[Start of section]
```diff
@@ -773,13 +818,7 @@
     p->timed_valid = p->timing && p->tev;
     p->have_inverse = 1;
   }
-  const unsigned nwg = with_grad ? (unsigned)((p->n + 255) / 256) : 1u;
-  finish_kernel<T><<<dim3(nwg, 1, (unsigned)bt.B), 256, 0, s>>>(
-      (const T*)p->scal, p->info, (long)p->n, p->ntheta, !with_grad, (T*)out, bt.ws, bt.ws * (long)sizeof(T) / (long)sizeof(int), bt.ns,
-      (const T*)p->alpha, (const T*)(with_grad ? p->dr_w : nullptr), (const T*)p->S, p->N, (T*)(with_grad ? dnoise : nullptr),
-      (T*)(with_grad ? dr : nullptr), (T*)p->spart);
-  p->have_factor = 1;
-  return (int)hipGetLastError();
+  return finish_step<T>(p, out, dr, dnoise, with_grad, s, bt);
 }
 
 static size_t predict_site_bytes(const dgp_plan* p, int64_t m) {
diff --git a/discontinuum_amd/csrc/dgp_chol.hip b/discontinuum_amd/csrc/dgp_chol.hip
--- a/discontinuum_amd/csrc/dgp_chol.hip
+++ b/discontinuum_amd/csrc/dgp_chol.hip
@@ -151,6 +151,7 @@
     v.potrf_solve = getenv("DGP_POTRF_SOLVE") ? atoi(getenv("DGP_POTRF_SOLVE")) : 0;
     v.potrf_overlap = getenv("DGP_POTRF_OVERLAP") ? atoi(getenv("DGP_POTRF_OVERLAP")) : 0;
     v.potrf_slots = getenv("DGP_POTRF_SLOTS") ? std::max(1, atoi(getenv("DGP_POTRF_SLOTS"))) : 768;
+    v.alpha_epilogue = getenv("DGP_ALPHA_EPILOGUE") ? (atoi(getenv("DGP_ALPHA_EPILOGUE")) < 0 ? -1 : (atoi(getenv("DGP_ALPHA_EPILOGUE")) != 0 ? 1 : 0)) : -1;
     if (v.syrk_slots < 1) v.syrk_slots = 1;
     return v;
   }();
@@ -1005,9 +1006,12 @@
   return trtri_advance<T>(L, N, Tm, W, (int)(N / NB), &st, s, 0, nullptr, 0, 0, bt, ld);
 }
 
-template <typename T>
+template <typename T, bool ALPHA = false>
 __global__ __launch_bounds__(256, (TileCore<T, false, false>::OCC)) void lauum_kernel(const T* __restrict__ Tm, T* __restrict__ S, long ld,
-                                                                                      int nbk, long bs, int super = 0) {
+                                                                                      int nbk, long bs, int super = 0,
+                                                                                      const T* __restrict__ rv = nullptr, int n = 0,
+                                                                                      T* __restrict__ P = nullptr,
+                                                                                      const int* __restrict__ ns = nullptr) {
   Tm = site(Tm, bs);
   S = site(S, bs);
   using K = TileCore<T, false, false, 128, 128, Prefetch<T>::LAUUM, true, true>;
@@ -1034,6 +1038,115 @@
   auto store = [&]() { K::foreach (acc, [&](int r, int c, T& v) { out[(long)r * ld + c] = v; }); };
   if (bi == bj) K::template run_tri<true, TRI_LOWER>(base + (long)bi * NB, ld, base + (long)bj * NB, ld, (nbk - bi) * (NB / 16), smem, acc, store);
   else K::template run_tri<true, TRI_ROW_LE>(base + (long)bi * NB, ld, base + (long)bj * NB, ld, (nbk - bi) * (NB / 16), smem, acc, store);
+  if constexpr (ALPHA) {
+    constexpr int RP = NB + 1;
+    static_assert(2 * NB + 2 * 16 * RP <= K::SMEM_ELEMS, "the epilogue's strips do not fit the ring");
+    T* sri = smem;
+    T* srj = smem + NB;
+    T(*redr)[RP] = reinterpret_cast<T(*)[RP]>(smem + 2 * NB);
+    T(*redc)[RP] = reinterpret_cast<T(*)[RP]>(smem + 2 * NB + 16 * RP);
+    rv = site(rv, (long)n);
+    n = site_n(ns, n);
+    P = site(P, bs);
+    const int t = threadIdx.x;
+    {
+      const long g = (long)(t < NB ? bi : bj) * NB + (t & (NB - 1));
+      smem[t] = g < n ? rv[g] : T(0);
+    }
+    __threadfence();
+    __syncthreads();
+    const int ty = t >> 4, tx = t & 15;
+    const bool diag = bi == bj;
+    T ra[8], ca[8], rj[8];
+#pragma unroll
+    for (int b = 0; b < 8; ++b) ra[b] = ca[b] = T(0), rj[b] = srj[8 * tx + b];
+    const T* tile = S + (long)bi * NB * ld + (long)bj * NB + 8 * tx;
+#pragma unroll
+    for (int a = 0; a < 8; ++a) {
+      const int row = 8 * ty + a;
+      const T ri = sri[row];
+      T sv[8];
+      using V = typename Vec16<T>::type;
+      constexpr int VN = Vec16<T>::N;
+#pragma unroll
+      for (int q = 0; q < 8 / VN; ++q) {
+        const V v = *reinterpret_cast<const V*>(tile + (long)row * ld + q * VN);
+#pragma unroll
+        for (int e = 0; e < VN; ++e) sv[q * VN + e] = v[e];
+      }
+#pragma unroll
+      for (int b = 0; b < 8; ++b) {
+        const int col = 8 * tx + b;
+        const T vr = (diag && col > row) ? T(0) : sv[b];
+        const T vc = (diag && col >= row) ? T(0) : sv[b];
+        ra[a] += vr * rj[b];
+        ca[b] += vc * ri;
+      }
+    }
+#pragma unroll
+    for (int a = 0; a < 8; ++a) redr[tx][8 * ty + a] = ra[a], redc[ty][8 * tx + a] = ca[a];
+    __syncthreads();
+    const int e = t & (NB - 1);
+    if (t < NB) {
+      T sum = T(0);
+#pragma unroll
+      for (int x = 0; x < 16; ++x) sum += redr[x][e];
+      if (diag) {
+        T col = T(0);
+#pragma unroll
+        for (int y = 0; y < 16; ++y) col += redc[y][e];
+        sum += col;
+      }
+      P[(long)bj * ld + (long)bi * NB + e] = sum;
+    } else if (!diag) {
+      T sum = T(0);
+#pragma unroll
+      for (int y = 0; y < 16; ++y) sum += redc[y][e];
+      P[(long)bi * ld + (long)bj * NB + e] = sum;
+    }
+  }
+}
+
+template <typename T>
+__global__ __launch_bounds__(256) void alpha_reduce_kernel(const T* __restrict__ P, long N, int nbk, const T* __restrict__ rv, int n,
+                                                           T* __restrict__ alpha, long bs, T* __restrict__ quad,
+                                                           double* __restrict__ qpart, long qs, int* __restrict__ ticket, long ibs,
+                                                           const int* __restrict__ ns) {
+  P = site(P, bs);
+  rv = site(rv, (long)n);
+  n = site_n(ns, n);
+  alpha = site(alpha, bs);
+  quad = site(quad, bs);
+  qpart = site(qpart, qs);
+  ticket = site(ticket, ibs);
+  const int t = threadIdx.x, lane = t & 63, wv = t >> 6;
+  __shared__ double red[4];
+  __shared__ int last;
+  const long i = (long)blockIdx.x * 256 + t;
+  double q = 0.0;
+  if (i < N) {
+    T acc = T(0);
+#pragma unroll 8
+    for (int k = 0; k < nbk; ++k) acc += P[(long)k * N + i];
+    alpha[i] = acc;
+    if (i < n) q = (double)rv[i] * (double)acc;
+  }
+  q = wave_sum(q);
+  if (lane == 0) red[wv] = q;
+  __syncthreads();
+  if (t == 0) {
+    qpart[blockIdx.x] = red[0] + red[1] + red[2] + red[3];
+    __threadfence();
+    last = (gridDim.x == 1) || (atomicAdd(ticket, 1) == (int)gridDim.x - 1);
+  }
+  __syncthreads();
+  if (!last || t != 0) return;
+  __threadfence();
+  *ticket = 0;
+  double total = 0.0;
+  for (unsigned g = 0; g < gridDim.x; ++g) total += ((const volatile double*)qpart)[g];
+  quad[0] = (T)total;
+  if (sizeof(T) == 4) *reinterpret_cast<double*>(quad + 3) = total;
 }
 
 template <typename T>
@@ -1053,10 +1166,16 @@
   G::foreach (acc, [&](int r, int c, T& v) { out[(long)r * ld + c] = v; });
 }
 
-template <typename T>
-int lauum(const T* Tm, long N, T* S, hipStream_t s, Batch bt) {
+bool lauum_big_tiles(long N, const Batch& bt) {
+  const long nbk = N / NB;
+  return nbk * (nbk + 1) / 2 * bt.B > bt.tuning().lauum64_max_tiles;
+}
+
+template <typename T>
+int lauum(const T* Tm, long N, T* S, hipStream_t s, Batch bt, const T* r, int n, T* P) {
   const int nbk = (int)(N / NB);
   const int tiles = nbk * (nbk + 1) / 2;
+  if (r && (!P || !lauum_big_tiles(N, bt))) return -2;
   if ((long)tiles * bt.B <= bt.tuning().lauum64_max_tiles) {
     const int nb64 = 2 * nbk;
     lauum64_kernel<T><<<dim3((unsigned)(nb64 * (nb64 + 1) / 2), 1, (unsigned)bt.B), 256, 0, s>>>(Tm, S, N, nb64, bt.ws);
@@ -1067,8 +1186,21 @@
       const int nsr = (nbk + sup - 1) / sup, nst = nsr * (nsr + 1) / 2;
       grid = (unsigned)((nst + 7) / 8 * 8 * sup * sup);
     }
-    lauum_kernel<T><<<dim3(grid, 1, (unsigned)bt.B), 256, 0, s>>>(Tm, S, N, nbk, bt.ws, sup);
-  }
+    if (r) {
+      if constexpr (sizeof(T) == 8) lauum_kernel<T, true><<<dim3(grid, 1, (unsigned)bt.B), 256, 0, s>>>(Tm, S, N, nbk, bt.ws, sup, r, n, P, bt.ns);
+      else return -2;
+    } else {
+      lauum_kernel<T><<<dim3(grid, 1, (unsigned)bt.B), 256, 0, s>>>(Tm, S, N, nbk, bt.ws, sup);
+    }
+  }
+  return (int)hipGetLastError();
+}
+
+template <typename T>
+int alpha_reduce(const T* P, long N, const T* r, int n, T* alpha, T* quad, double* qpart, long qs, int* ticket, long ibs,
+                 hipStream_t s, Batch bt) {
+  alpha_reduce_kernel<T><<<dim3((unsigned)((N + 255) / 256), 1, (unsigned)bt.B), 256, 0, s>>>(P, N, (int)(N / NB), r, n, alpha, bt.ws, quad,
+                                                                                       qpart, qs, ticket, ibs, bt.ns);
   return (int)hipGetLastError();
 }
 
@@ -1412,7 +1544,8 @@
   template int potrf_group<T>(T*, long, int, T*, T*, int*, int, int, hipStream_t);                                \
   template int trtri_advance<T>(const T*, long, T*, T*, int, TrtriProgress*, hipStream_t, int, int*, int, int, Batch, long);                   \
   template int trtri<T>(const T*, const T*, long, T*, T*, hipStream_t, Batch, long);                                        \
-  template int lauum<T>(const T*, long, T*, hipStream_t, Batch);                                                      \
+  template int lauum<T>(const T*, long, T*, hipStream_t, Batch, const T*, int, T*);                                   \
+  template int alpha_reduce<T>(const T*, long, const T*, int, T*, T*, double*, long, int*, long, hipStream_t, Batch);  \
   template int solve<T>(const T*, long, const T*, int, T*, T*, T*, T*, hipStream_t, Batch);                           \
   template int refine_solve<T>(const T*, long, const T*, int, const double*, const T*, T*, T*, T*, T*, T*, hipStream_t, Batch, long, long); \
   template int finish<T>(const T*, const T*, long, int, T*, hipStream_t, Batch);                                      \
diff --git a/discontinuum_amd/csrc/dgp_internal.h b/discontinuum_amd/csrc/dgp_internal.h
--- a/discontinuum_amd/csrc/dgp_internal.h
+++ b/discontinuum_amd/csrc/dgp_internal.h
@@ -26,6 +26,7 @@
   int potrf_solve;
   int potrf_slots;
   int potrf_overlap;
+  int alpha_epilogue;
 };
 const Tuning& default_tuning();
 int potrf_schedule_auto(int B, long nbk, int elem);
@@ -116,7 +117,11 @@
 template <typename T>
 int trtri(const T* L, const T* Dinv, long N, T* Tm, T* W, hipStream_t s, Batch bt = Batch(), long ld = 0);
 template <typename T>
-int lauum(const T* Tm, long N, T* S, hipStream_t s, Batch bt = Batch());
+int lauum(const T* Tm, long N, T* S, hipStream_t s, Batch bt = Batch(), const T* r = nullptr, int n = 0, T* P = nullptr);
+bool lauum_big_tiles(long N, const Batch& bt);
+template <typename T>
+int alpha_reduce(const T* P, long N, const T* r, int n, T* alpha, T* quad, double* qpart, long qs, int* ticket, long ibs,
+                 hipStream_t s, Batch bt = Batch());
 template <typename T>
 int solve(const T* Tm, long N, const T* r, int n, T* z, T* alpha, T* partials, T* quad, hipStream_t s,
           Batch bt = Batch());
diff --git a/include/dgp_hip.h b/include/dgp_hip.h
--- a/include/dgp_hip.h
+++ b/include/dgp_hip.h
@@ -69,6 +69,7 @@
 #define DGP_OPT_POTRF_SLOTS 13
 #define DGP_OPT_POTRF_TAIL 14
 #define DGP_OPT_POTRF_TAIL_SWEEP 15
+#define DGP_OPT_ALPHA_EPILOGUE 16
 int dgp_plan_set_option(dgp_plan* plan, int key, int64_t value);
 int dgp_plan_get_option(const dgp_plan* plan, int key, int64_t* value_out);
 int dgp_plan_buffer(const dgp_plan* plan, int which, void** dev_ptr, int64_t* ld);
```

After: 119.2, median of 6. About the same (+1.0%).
[End of section]
[Start of section]
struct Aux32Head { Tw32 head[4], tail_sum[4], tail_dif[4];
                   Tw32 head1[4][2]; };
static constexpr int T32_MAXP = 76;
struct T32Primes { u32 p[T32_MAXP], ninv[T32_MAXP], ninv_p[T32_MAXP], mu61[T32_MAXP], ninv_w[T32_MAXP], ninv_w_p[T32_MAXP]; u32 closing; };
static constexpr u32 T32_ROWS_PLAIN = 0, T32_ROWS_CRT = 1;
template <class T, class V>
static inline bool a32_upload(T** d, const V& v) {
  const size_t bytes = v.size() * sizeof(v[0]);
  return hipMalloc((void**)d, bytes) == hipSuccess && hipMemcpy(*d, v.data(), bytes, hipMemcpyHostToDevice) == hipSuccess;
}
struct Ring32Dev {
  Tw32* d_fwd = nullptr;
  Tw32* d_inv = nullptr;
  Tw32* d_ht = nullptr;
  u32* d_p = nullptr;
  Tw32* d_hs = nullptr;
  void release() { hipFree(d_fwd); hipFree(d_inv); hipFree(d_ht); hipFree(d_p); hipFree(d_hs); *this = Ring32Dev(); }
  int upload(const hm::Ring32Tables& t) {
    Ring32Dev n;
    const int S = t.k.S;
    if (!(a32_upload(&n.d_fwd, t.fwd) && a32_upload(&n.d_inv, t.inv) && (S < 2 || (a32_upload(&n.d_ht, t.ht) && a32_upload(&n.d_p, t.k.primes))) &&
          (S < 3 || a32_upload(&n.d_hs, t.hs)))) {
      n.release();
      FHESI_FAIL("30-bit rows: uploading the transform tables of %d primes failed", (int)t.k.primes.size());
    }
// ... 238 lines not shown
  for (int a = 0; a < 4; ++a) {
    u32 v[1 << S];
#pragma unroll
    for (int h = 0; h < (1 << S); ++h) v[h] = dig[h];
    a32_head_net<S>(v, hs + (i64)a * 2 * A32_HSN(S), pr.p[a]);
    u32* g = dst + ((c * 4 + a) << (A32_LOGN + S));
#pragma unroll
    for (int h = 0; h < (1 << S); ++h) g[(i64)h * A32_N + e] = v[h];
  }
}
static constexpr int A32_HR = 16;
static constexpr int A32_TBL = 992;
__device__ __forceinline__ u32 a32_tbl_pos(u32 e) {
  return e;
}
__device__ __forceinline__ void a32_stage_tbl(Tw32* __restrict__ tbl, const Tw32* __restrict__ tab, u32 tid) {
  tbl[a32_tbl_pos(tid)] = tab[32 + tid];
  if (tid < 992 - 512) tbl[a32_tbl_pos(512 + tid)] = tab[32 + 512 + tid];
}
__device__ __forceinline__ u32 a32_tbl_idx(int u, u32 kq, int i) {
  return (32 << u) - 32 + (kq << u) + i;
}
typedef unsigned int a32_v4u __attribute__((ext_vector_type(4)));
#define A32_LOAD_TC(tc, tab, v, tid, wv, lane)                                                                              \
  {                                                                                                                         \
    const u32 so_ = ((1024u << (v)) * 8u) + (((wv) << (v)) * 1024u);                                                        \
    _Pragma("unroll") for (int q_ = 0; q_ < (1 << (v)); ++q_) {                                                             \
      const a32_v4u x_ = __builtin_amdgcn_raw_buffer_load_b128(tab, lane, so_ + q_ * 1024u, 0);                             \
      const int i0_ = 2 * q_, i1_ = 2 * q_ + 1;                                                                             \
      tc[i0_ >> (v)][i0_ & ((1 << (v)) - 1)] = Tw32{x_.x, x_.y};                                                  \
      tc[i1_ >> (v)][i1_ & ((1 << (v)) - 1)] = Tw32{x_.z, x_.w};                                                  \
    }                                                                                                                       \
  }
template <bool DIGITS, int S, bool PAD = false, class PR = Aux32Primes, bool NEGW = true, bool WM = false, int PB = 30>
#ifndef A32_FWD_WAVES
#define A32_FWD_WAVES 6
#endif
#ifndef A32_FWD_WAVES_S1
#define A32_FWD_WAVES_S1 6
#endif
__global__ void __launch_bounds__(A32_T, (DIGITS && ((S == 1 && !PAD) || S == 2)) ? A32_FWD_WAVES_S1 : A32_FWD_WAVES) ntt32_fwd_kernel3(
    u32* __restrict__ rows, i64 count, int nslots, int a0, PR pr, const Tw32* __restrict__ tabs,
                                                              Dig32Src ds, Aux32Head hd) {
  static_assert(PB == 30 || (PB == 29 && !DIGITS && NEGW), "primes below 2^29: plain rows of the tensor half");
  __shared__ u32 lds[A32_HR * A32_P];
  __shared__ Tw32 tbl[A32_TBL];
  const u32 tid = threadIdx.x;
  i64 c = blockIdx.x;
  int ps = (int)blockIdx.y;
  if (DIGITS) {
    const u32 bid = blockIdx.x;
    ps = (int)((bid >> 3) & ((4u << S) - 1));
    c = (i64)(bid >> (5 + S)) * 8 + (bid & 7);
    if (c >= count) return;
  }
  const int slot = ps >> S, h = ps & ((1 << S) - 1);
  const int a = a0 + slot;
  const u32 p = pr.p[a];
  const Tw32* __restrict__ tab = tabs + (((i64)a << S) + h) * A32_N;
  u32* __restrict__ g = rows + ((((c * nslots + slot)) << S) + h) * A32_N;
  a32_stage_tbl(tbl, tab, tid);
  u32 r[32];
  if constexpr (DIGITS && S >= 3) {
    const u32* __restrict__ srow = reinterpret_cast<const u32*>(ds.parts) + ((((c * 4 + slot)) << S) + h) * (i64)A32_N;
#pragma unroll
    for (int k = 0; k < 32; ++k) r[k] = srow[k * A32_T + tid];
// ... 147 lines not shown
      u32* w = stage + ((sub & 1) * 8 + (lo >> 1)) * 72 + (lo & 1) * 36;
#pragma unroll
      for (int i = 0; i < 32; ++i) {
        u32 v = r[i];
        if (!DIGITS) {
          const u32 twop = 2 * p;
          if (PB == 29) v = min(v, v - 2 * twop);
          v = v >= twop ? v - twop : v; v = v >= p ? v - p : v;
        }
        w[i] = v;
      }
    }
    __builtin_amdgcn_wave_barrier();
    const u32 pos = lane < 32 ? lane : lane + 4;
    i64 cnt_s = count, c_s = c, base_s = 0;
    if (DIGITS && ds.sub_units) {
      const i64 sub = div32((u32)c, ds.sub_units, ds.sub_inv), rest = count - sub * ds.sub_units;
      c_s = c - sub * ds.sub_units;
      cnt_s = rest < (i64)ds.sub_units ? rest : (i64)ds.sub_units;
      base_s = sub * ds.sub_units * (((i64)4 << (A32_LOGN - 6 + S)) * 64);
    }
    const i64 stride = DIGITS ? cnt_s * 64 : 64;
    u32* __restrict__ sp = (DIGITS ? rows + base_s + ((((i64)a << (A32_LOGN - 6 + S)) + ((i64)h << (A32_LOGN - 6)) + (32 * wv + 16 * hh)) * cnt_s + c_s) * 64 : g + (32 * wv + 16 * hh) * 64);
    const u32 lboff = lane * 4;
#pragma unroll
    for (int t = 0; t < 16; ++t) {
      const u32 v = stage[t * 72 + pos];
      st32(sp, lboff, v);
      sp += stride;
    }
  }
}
[End of section]
# What to produce:
Every line from the line containing "Ring32Dev n;" through the line containing "n.release();" in the records above must be retyped exactly. Leave out the rest.

# Answer below:
    Ring32Dev n;
    const int S = t.k.S;
    if (!(a32_upload(&n.d_fwd, t.fwd) && a32_upload(&n.d_inv, t.inv) && (S < 2 || (a32_upload(&n.d_ht, t.ht) && a32_upload(&n.d_p, t.k.primes))) &&
          (S < 3 || a32_upload(&n.d_hs, t.hs)))) {
      n.release();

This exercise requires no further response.